[Stored items from a collection]
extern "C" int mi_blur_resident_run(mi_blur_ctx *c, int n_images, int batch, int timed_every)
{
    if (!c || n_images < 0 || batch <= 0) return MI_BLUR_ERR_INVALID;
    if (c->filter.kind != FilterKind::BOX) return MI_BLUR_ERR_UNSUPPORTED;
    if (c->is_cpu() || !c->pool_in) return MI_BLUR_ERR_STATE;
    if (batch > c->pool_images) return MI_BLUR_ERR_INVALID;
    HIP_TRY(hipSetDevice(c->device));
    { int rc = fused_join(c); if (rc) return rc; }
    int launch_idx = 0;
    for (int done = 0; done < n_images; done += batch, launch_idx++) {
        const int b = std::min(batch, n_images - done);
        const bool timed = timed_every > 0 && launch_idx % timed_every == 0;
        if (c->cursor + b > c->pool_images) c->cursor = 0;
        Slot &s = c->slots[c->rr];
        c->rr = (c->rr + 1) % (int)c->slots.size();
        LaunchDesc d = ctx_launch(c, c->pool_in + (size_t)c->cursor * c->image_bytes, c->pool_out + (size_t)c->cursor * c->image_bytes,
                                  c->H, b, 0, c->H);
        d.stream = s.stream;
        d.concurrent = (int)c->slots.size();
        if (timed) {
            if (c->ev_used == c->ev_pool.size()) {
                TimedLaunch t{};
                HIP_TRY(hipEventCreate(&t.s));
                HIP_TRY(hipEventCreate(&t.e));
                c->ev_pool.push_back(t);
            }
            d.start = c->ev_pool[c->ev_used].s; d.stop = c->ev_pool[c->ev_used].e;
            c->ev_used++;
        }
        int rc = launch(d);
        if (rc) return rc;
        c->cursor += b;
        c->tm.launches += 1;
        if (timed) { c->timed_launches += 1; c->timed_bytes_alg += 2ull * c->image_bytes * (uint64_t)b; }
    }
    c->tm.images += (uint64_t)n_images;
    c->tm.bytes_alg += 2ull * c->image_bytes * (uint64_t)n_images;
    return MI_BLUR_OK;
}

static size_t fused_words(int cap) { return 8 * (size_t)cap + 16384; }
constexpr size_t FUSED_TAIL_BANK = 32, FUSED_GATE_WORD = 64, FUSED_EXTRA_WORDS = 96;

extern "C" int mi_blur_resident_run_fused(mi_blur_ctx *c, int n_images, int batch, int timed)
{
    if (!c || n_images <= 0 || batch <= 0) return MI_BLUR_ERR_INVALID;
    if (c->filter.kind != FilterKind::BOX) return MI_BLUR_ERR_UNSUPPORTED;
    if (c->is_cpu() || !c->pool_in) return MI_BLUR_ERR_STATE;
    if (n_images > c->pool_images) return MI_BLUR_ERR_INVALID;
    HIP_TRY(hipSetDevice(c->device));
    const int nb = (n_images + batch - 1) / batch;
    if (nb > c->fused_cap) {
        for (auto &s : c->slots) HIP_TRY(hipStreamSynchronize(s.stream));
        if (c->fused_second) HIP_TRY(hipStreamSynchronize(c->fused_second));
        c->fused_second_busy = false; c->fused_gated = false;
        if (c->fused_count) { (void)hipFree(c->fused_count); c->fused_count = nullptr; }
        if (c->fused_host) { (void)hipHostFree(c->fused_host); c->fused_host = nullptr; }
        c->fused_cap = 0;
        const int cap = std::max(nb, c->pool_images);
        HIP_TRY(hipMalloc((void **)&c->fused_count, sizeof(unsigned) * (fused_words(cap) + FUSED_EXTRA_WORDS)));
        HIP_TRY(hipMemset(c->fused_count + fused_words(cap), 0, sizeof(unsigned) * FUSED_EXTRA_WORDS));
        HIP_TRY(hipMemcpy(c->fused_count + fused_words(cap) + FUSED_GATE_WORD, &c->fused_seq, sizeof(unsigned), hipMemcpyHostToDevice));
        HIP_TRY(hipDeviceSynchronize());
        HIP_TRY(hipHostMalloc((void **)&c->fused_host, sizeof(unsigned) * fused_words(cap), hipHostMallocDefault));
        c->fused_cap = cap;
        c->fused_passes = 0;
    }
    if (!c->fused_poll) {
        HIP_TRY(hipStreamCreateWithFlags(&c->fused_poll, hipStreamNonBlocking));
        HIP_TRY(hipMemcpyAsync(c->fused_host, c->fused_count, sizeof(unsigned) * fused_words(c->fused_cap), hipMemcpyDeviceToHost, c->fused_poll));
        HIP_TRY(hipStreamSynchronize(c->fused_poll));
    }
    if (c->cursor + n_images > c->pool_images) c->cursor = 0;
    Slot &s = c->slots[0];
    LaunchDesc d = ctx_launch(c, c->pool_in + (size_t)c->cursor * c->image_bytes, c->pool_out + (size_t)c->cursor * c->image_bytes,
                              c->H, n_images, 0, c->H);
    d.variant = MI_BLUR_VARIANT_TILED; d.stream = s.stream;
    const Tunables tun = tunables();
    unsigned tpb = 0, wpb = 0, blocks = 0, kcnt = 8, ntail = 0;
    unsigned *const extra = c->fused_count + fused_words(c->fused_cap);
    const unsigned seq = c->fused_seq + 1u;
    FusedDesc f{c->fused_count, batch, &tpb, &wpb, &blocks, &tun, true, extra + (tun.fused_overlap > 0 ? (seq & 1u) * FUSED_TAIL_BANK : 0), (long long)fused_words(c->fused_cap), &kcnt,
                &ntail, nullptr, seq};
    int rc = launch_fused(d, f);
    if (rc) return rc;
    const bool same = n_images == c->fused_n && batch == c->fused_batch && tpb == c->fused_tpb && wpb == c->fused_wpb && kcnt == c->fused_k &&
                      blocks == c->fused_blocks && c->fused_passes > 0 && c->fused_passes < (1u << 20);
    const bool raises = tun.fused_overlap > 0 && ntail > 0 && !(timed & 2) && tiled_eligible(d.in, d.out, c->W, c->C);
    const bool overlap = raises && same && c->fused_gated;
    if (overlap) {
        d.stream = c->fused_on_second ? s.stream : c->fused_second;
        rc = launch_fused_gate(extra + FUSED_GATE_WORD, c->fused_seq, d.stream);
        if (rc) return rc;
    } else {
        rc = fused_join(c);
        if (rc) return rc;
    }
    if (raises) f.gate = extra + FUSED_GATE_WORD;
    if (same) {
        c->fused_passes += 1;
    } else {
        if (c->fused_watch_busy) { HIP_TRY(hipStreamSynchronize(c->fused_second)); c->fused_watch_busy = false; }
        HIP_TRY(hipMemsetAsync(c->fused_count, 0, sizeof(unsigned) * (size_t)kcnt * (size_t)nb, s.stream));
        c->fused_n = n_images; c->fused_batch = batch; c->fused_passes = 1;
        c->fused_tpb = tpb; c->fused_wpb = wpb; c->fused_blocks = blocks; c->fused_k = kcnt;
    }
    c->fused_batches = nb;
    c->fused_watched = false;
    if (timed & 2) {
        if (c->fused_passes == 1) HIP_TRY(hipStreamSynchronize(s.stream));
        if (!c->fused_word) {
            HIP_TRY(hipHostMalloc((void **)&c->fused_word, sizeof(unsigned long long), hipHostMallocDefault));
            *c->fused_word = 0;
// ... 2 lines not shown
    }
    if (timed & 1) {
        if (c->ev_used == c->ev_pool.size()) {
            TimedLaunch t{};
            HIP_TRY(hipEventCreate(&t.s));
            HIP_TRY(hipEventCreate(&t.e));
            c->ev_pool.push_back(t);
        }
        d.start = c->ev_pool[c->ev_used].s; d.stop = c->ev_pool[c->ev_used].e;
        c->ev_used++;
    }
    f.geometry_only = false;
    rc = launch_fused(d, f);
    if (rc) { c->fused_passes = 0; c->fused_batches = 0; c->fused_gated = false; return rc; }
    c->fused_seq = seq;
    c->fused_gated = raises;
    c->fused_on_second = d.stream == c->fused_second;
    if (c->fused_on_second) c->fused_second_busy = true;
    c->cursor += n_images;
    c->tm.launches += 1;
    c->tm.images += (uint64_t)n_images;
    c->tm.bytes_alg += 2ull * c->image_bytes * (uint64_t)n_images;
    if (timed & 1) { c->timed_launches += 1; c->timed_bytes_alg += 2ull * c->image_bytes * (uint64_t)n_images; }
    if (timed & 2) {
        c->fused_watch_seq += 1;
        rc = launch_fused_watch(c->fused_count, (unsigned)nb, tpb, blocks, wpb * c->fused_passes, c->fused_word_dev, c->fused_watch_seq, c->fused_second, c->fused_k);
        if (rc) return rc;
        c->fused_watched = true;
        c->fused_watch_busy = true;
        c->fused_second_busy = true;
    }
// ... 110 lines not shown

---

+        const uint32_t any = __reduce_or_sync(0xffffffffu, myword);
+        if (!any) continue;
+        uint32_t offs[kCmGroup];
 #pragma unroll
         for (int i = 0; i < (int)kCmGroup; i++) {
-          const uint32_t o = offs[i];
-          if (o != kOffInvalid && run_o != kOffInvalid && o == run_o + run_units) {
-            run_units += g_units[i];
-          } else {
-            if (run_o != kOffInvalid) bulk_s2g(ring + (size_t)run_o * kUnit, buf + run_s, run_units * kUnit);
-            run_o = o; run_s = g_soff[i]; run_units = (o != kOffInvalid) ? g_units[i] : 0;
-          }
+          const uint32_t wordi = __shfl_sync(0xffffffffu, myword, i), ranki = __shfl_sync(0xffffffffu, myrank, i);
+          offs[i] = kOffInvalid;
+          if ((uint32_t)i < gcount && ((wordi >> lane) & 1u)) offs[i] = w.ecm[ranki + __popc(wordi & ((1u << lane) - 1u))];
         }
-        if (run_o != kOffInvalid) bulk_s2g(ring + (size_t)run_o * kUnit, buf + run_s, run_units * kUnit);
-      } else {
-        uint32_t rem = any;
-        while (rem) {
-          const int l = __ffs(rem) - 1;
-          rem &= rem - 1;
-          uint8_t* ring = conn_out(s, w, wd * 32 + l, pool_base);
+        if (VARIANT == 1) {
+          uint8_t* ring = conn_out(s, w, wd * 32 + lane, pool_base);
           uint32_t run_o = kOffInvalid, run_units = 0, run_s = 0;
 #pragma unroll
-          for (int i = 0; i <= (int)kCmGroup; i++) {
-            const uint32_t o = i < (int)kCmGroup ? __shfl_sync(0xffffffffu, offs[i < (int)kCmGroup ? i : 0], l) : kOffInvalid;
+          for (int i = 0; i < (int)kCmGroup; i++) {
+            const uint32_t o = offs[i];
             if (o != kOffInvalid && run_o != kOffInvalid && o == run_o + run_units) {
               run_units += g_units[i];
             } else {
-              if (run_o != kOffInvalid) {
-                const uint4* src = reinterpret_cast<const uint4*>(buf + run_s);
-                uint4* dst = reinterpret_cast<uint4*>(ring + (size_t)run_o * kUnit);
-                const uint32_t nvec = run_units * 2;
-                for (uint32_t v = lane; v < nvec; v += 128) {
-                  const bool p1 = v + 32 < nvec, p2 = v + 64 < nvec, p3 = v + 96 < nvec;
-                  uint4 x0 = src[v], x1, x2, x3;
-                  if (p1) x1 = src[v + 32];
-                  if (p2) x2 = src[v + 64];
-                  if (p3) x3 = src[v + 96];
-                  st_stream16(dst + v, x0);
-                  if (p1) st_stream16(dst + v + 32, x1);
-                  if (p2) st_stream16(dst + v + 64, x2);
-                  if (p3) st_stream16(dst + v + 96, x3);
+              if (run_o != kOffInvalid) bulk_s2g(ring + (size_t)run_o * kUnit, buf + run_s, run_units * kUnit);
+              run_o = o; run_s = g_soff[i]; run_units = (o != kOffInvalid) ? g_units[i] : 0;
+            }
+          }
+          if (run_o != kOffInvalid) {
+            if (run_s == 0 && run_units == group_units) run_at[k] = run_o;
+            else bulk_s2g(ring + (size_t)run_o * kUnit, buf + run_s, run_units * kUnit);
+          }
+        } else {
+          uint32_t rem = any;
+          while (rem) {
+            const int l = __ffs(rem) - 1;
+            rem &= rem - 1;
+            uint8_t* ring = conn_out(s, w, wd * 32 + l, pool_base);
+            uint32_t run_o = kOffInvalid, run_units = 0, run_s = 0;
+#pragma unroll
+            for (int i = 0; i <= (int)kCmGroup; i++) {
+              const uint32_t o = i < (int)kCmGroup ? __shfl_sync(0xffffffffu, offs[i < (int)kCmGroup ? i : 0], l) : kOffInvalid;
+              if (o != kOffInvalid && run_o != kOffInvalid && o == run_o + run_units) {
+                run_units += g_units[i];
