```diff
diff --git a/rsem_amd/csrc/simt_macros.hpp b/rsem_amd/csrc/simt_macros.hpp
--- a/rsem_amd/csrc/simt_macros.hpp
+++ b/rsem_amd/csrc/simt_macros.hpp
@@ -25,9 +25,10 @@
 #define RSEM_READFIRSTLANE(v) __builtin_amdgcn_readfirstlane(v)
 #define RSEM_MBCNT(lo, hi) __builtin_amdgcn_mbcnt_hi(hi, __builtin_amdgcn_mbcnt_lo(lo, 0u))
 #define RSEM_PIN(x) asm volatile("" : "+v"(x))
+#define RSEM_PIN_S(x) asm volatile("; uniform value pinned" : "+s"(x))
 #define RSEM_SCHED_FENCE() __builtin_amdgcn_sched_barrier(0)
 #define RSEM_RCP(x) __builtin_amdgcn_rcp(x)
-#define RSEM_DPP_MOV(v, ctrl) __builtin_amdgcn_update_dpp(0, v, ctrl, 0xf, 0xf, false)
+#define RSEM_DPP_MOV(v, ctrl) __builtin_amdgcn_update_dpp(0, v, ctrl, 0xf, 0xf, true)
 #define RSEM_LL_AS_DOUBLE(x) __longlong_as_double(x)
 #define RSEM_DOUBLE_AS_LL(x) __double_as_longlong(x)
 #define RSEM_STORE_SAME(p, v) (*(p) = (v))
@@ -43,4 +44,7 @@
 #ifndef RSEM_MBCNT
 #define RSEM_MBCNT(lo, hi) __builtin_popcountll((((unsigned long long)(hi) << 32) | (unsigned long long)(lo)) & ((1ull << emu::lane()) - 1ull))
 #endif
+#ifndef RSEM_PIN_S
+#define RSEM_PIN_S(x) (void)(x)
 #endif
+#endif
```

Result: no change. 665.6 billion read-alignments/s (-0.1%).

→ WORK INSTRUCTION: Scan the entries for lines with the string "hipHostMalloc". Report only how many there are.

→ ANSWER BOX: 2